Abatida, contempló el paño verde de la mesa pensando en el poema que había guardado en la caja que tenía sobre el tocador. Todo lo que le quedaba de su hermano era ese extraño poema escrito en aquel papel manchado de sangre. Eso no constituía una clave. Ni tenía el menor sentido ni valía la pena mencionarlo.

Lo conservaba porque era lo último que le quedaba de Richard.

Lovejoy le sonrió con expresión consoladora.

– De todos modos, ¿por qué no me dice lo que sabe, y veré si se me ocurre algo?

Mientras el juego de naipes proseguía, Augusta comenzó a hablar.

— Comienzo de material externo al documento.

@@ -607,8 +621,8 @@
             const int cb = cbase(mt, r0 + q);
             const bool cok = ALLC || cb + 4 * half < Cout;
             sc[q] = aff[cb - co0 + 4 * half];
-            sh[q] = aff[64 + cb - co0 + 4 * half];
-            un[q] = F16 ? aff[128 + cb - co0 + 4 * half] * acc_unscale : 1.0f;
+            sh[q] = aff[C::AFN + cb - co0 + 4 * half];
+            un[q] = F16 ? aff[2 * C::AFN + cb - co0 + 4 * half] * acc_unscale : 1.0f;
 #pragma unroll
             for (int i = 0; i < NT; ++i) {
                 if (GATED) gv[q][i] = __builtin_bit_cast(float, __builtin_amdgcn_raw_buffer_load_b32(
@@ -743,7 +757,7 @@
 int launch_bgm(const float* in, const void* wsplit, const float* scale, const float* shift, const float* residual,
               const float* gate, float* out, int B, int Cin, int D, int H, int W, int Cout, int relu, hipStream_t st,
               const float* cand = nullptr, const float* catt = nullptr, const float* in2 = nullptr, int bsplit = 0, int csplit = 0) {
-    using C = BCfg<S, NT, TD, TH, KD, (NTERMS == 6) ? 3 : 2, wlds_form(S, NT, NTERMS, MT, KD, GATHER, ACCB) ? ((KD * 9 + 1) / 2) * 2 * 64 : 0, MS,
+    using C = BCfg<S, NT, TD, TH, KD, (NTERMS == 6) ? 3 : 2, wlds_form(S, NT, NTERMS, MT, KD, GATHER, ACCB, MS) ? ((KD * 9 + 1) / 2) * 2 * 64 : 0, MS,
                    gather_slots(GATHER, S, TD, TH, KD) + (HEAD ? HEAD_WSLOTS : 0)>;
     const int Do = (D + 2 * (KD / 2) - KD) / S + 1, Ho = (H - 1) / S + 1, Wo = (W - 1) / S + 1;
     const int tiles_w = ss::ceil_div(Wo, 32), tiles_h = ss::ceil_div(Ho, TH), tiles_d = ss::ceil_div(Do, TD);
@@ -845,6 +859,21 @@
     if (forced >= 0 && forced <= 2) tile = forced;
     const bool small_layer = blocks(2, 8) / B < 512;
     const bool accb = SS_ACC_BLOCKED && nterms == F16X3 && (stride == 2 || small_layer);
+    const int s1ms = ss::tuning().conv_s1_ms;
+    if (stride == 1 && nterms == F16X3 && gate == nullptr && Cout >= 64 && s1ms != 0 && (s1ms == 1 || forced < 0)) {
+        auto wgs = [&](int td, int th, int cw) {
+            return (long long)ss::ceil_div(Wo, 32) * ss::ceil_div(Ho, th) * ss::ceil_div(Do, td) * ss::ceil_div(Cout, cw) * B * hint;
+        };
+        int form = -1;
+        if (!accb) {
+            if ((s1ms == 1 || SS_S1_MS_CHAIN) && (s1ms == 1 || tile == 0)) form = ss::S1MS_CHAIN_2X4;
+        } else if (Cout >= 128 && (s1ms == 1 || (SS_S1_MS_ACCB4 && wgs(1, 4, 128) / hint >= 512))) {
+            form = ss::S1MS_ACCB4_1X4;
+        } else if (s1ms == 1 || (SS_S1_MS_ACCB2 && wgs(2, 2, 64) >= 512)) {
+            form = (Do % 2 == 0) ? ss::S1MS_ACCB2_2X2 : ss::S1MS_ACCB2_1X4;
+        }
+        if (form >= 0) return ss::conv3d_s1_ms_launch(form, in, wsplit, scale, shift, residual, out, B, Cin, D, H, W, Cout, relu, st);
+    }
 #define SS_B(S, NT, TD, TH)                                                                                              \
     return (nterms == 6) ? launch_b<S, NT, TD, TH, 6>(in, wsplit, scale, shift, residual, gate, out, B, Cin, D, H, W, Cout, relu, accb, st) \
          : (nterms == 3) ? launch_b<S, NT, TD, TH, 3>(in, wsplit, scale, shift, residual, gate, out, B, Cin, D, H, W, Cout, relu, accb, st) \
@@ -921,6 +950,8 @@
     hipStream_t st = ss::as_stream(stream);
     auto blocks = [&](int th) { return (long long)ss::ceil_div(W, 32) * ss::ceil_div(H, th) * ss::ceil_div(Cout, 32) * B; };
     const int r = relu ? 1 : 0;
+    if (ss::conv2d_s1_ms_applies(nterms, B, H, W, Cout))
+        return ss::conv2d_s1_ms_launch(in, in2, bsplit, wsplit, scale, shift, residual, out, B, Cin, H, W, Cout, r, st);
 #define SS_B2(NT, TH)                                                                                                      \
     return (nterms == 6) ? launch_bgm<1, NT, 1, TH, 6, false, 1, 1>(in, wsplit, scale, shift, residual, nullptr, out, B, Cin, 1, H, W, Cout, r, st, nullptr, nullptr, in2, bsplit) \
          : (nterms == 3) ? launch_bgm<1, NT, 1, TH, 3, false, 1, 1>(in, wsplit, scale, shift, residual, nullptr, out, B, Cin, 1, H, W, Cout, r, st, nullptr, nullptr, in2, bsplit) \
@@ -952,6 +983,8 @@
     hipStream_t st = ss::as_stream(stream);
     auto blocks = [&](int th) { return (long long)ss::ceil_div(W, 32) * ss::ceil_div(H, th) * ss::ceil_div(Cout, 32) * B; };
     const int r = relu ? 1 : 0;
+    if (ss::conv2d_s1_ms_applies(nterms, B, H, W, Cout))
+        return ss::conv2d_s1_ms_launch(x_a, x_b, bsplit, wsplit, scale, shift, nullptr, out, B, Cin, H, W, Cout, r, st, rem_a, rem_b, csplit);
 #define SS_B2C(NT, TH)                                                                                                     \
     return (nterms == 6) ? launch_bgm<1, NT, 1, TH, 6, false, 1, 1, 1, false, false, false, true>(x_a, wsplit, scale, shift, nullptr, nullptr, out, B, Cin, 1, H, W, Cout, r, st, rem_a, rem_b, x_b, bsplit, csplit) \
          : (nterms == 3) ? launch_bgm<1, NT, 1, TH, 3, false, 1, 1, 1, false, false, false, true>(x_a, wsplit, scale, shift, nullptr, nullptr, out, B, Cin, 1, H, W, Cout, r, st, rem_a, rem_b, x_b, bsplit, csplit) \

Hizo un gran esfuerzo por responder a todas las preguntas que le formulaba Lovejoy. Se esforzó en recordar los nombres de los amigos y conocidos de su hermano y los lugares que había frecuentado con algunos meses de antelación a su muerte pero, al parecer, Lovejoy no encontraba significado en lo que le contaba. Sin embargo, seguía haciéndole preguntas al tiempo que continuaba dando cartas. De manera automática, ella seguía el juego una mano tras otra sin pensar en la partida, concentrada en las preguntas que le hacía Lovejoy de Richard.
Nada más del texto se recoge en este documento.